### [ASSIGNMENT]
Search the material for the string "bool" and copy each line where it occurs.

### [EXCERPTED DATA]
*-*-*

template <int V>
__device__ __forceinline__ void load_mask(const void* __restrict__ p, uint32_t flags, int64_t i, float (&m)[V]) {
    Raw<V> r;
    load_mask_raw<V>(p, flags, i, r);
    cvt_mask<V>(flags, i, r, m);
}

__device__ __forceinline__ float row_scale(bool flow, float abt_f, float ve_f) {
#pragma clang fp contract(off)
    return flow ? (sqrtf(abt_f) + sqrtf(1.0f - abt_f)) : sqrtf(1.0f + ve_f * ve_f);
}

__device__ inline void coeffs_lane(const lp_hyper& h, float abt_f, float ve_f, float rs_f, float tm_f, float step,
                                   int g, int s, float* __restrict__ c) {
#pragma clang fp contract(off)
    const float oma = 1.0f - abt_f;
    const float dtx2 = 2.0f * step * 1.0f, dty2 = 2.0f * step * h.beta;
    const float dtx = dtx2 / 2.0f, dty = dty2 / 2.0f;
    if (g == 0 && s == 0) {
        const float atx = (1.0f / oma) * dtx2 / 2.0f;
        const float aty = (h.one_plus_lambda / oma) * dty2 / 2.0f;
        const bool valid = step > 0.0f;
        c[LP_C_SCALE] = row_scale(h.is_flow, abt_f, ve_f);
        c[LP_C_SQRT_ABT] = sqrtf(abt_f);
        c[LP_C_OMA] = oma;
        c[LP_C_ABT] = abt_f;
        c[LP_C_RSIGMA] = rs_f;
        c[LP_C_DTX] = dtx;
        c[LP_C_DTY] = dty;
        c[LP_C_AX] = atx / dtx;
        c[LP_C_AY] = aty / dty;
        c[LP_C_DX] = sqrtf(2.0f);
        c[LP_C_DY] = sqrtf(2.0f);
        c[LP_C_VALID] = valid ? 1.0f : 0.0f;
        c[LP_C_TMODEL] = tm_f;
        c[LP_C_RSCALE] = static_cast<float>(1.0 / static_cast<double>(c[LP_C_SCALE]));
    }
    const double oma_d = static_cast<double>(oma);
    float* q = c + (g ? LP_C_REGION1 : LP_C_REGION0);
    const double a = (g ? static_cast<double>(h.one_plus_lambda) : 1.0) / oma_d;
    const double dt = static_cast<double>(g ? dty : dtx);
    const double tau = s ? dt * 0.5 : dt;
    const double e = exp(-a * tau);
    const double k = -expm1(-a * tau) / a;
    const double k2 = -expm1(-2.0 * a * tau) / (2.0 * a);
    const double sd = sqrt(fmax(2.0 * k2, 0.0));
    q[s ? LP_R_E_HALF : LP_R_E_FULL] = static_cast<float>(e);
    q[s ? LP_R_K_HALF : LP_R_K_FULL] = static_cast<float>(k);
    q[s ? LP_R_STD_HALF : LP_R_STD_FULL] = static_cast<float>(sd);
    if (s == 0) {
        const double cx0 = sqrt(static_cast<double>(abt_f)) / oma_d;
        q[LP_R_DT] = static_cast<float>(dt);
        q[LP_R_A] = static_cast<float>(a);
        q[LP_R_CX0] = static_cast<float>(cx0);
        q[LP_R_CXT] = g ? static_cast<float>(a - 1.0 / oma_d) : 0.0f;
    }
}

__device__ __forceinline__ double wave_sum(double v) {
#pragma unroll
    for (int off = kWave / 2; off > 0; off >>= 1) v += __shfl_down(v, off, kWave);
    return v;
}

*-*-*

### [REPLY TO THE TASK]
__device__ __forceinline__ float row_scale(bool flow, float abt_f, float ve_f) {
        const bool valid = step > 0.0f;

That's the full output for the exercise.